TASK INPUTS:
_____

# falcon-xu/DeViT

Hardware: AMD Instinct MI355X
Metric: images/sec distill_sub step (DeiT-B->dedeit, bs256, 224^2) (higher is better)
Workload: dtype bf16; 1 GPU; distill_sub step dedeit<-deit_base_distilled_patch16_224, num_division=4 (C=25), bs=256/GPU, 224x224, hard distillation, drop_path 0.1, AdamW+EMA; classes=25, global_batch=256, parallelism=dp1

## Files before the change

devit_amd/_lib.py:

```python
import ctypes as C
import os

import torch

_HERE = os.path.dirname(os.path.abspath(__file__))
LIB_PATH = os.environ.get("DEVIT_LIB_PATH") or os.path.join(_HERE, "libdevit_hip.so")

EPI_STORE_BF16, EPI_GELU_BF16, EPI_RESIDUAL_F32, EPI_PATCH_F32, EPI_DGELU_BF16, EPI_ATOMIC_F32, EPI_STORE_F32 = range(7)


class Epilogue(C.Structure):
    _fields_ = [("kind", C.c_int), ("out", C.c_void_p), ("ldc", C.c_int), ("bias", C.c_void_p),
                ("colscale", C.c_void_p), ("aux", C.c_void_p), ("aux_in", C.c_void_p), ("res", C.c_void_p),
                ("rowscale", C.c_void_p), ("rows_per_scale", C.c_int), ("pos", C.c_void_p),
                ("patch_tokens", C.c_int), ("extra_tokens", C.c_int), ("exact_gelu", C.c_int),
                ("out_batch_stride", C.c_longlong), ("m_valid", C.c_int), ("dtype16", C.c_int)]


class Operand(C.Structure):
    _fields_ = [("ptr", C.c_void_p), ("ld", C.c_int), ("kmajor", C.c_int), ("row_group", C.c_int),
                ("row_skip", C.c_int), ("batch_stride", C.c_longlong)]


ACT_LN1, ACT_MEAN1, ACT_RSTD1, ACT_QKV, ACT_ATTN_O, ACT_LSE, ACT_X1, ACT_ATT, ACT_LN2, ACT_MEAN2, ACT_RSTD2, ACT_H, ACT_H_PRE, \
    ACT_X2, ACT_COUNT = range(15)
BLK_SAVE, BLK_QKV_PAD, BLK_ATT = 1, 2, 4
BWD_DH_PRE, BWD_DLN2, BWD_DX1, BWD_G1, BWD_DATTN, BWD_DQKV, BWD_DLN1, BWD_LNWS, BWD_COUNT = range(9)


class BlockWeights(C.Structure):
    _fields_ = [(n, C.c_void_p) for n in ("n1w", "n1b", "qkv_b", "proj_b", "n2w", "n2b", "fc1_b", "fc2_b", "qkv_w16",
                                          "proj_w16", "fc1_w16", "fc2_w16", "head_gate", "neuron_gate")] + \
               [("num_heads", C.c_int), ("attn_width", C.c_int), ("hidden", C.c_int), ("dtype16", C.c_int), ("fc2_w16t", C.c_void_p)]


class BlockWgrads(C.Structure):
    _fields_ = [(n, C.c_void_p) for n in ("n1w", "n1b", "qkv_w", "qkv_b", "proj_w", "proj_b", "n2w", "n2b", "fc1_w",
                                          "fc1_b", "fc2_w", "fc2_b")]


class BlockActs(C.Structure):
    _fields_ = [("x", C.c_void_p), ("buf", C.c_void_p * 14), ("dp1", C.c_void_p), ("dp2", C.c_void_p), ("flags", C.c_int)]


class BlockBwdIO(C.Structure):
    _fields_ = [("dx", C.c_void_p), ("g2", C.c_void_p), ("dx_in", C.c_void_p), ("g_prev", C.c_void_p),
                ("prev_dp2", C.c_void_p), ("prev_fc2_b_grad", C.c_void_p), ("g2_bias_done", C.c_int),
                ("dqkv_add", C.c_void_p), ("ws", C.c_void_p * 8), ("lnws_bytes", C.c_size_t),
                ("defer_jobs", C.c_void_p), ("defer_count", C.c_void_p)]


class BlockDropout(C.Structure):
    _fields_ = [("seed", C.c_ulonglong), ("block", C.c_int), ("thr", C.c_uint), ("thr_attn", C.c_uint), ("scale_keep", C.c_float),
                ("scale_keep_attn", C.c_float), ("tmp", C.c_void_p)]


class IndexJob(C.Structure):
    _fields_ = [("src", C.c_void_p), ("dst", C.c_void_p), ("idx", C.c_void_p), ("rows", C.c_int), ("cols", C.c_int),
                ("src_ld", C.c_int), ("dst_ld", C.c_int), ("mode", C.c_int), ("elem", C.c_int)]


class WgradJob(C.Structure):
    _fields_ = [("a", C.c_void_p), ("lda", C.c_int), ("a_cols", C.c_int), ("b", C.c_void_p), ("ldb", C.c_int), ("out", C.c_void_p),
                ("ldc", C.c_int), ("transposed", C.c_int), ("a_colsum", C.c_void_p)]


class MixSample(C.Structure):
    _fields_ = [("mode", C.c_int), ("lam", C.c_float), ("y0", C.c_int), ("y1", C.c_int), ("x0", C.c_int), ("x1", C.c_int),
                ("reserved", C.c_int * 2)]


class OptChunk(C.Structure):
    _fields_ = [("first4", C.c_uint), ("count4", C.c_uint), ("segment", C.c_int), ("flags", C.c_int)]


OPT_CHUNK_GRANULES, OPT_CHUNK_NO_DECAY = 1024, 1

HAS_Y_BF16, HAS_Y_F32, HAS_DY_F32, HAS_DRES, HAS_DX, HAS_DX_BF16, HAS_DQKV_ADD = 1, 2, 4, 8, 16, 32, 64


class LaunchInfo(C.Structure):
    _fields_ = [("name", C.c_char_p)] + [(n, C.c_int) for n in ("a_kmajor", "b_kmajor", "kind", "M", "N", "K", "batch", "split_k", "rows",
                                                                "width", "q_rows", "has", "njobs", "a_cols")] + \
               [("flops", C.c_double), ("bytes", C.c_double)]


LAUNCH_OBSERVER = C.CFUNCTYPE(None, C.c_void_p, C.c_int, C.c_void_p, C.POINTER(LaunchInfo))

HSIC_BF16, HSIC_F16, HSIC_F32 = range(3)

DROP_POS, DROP_ATTN, DROP_PROJ, DROP_HIDDEN, DROP_FC2 = range(5)

ROUTE_TILE128, ROUTE_TILE256, ROUTE_FULL_ROW, ROUTE_GEMM4 = 1, 3, 4, 5

WGRAD_MAX_JOBS = 48
ABI_VERSION = 3
ABI_STRUCTS = {0: Epilogue, 1: Operand, 2: BlockWeights, 3: BlockWgrads, 4: BlockActs, 5: BlockBwdIO, 6: IndexJob, 7: WgradJob, 8: LaunchInfo, 9: BlockDropout,
               10: MixSample, 11: OptChunk}


class DevitError(RuntimeError):
    pass


_P, _I, _F, _Z, _LL = C.c_void_p, C.c_int, C.c_float, C.c_size_t, C.c_longlong
_U64, _U32 = C.c_ulonglong, C.c_uint
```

_____

WORK TASK:
Where the word "import" is present in a line of the listing, copy that line.

SOLUTION TO THIS EXERCISE:
import ctypes as C
import os
import torch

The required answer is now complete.